**RECORDS SHOWN:**
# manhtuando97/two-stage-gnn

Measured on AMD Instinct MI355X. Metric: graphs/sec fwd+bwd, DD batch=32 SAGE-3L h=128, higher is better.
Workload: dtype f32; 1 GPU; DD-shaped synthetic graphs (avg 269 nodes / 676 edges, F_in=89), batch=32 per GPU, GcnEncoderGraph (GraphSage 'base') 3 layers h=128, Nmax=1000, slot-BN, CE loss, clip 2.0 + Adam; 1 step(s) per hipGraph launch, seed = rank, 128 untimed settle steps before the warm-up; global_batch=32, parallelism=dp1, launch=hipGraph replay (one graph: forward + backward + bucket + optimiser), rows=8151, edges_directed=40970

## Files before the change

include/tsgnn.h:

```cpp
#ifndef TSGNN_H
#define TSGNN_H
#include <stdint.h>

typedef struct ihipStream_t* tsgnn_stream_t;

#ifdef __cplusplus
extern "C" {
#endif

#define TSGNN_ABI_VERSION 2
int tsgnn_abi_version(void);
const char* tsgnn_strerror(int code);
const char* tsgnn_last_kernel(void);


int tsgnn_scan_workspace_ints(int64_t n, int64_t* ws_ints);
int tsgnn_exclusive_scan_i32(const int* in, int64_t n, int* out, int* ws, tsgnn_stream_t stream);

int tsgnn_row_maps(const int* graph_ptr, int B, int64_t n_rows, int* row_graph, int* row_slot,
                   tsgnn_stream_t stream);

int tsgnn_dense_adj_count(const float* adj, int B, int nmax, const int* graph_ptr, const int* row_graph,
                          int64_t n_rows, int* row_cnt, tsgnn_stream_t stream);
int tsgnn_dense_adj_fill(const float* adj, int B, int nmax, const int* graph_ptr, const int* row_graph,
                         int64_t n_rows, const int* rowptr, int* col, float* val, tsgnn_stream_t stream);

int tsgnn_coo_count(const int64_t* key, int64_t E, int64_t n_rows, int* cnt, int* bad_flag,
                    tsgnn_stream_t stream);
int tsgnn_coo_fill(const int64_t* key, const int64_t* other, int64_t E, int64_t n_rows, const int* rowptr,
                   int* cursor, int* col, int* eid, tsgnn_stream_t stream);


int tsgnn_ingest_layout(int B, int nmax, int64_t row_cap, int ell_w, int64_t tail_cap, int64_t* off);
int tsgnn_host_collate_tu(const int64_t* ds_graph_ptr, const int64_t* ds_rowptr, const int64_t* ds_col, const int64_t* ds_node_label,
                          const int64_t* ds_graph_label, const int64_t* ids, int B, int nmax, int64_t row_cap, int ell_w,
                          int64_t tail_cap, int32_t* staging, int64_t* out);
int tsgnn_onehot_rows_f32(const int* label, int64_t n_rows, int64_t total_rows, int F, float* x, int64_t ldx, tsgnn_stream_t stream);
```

**WHAT YOU ARE ASKED TO DO:**
What you output must be the lines from the opening of the material above up to and including the line with "Workload: dtype f32;", reproduced exactly.

**YOUR SOLUTION:**
# manhtuando97/two-stage-gnn

Measured on AMD Instinct MI355X. Metric: graphs/sec fwd+bwd, DD batch=32 SAGE-3L h=128, higher is better.
Workload: dtype f32; 1 GPU; DD-shaped synthetic graphs (avg 269 nodes / 676 edges, F_in=89), batch=32 per GPU, GcnEncoderGraph (GraphSage 'base') 3 layers h=128, Nmax=1000, slot-BN, CE loss, clip 2.0 + Adam; 1 step(s) per hipGraph launch, seed = rank, 128 untimed settle steps before the warm-up; global_batch=32, parallelism=dp1, launch=hipGraph replay (one graph: forward + backward + bucket + optimiser), rows=8151, edges_directed=40970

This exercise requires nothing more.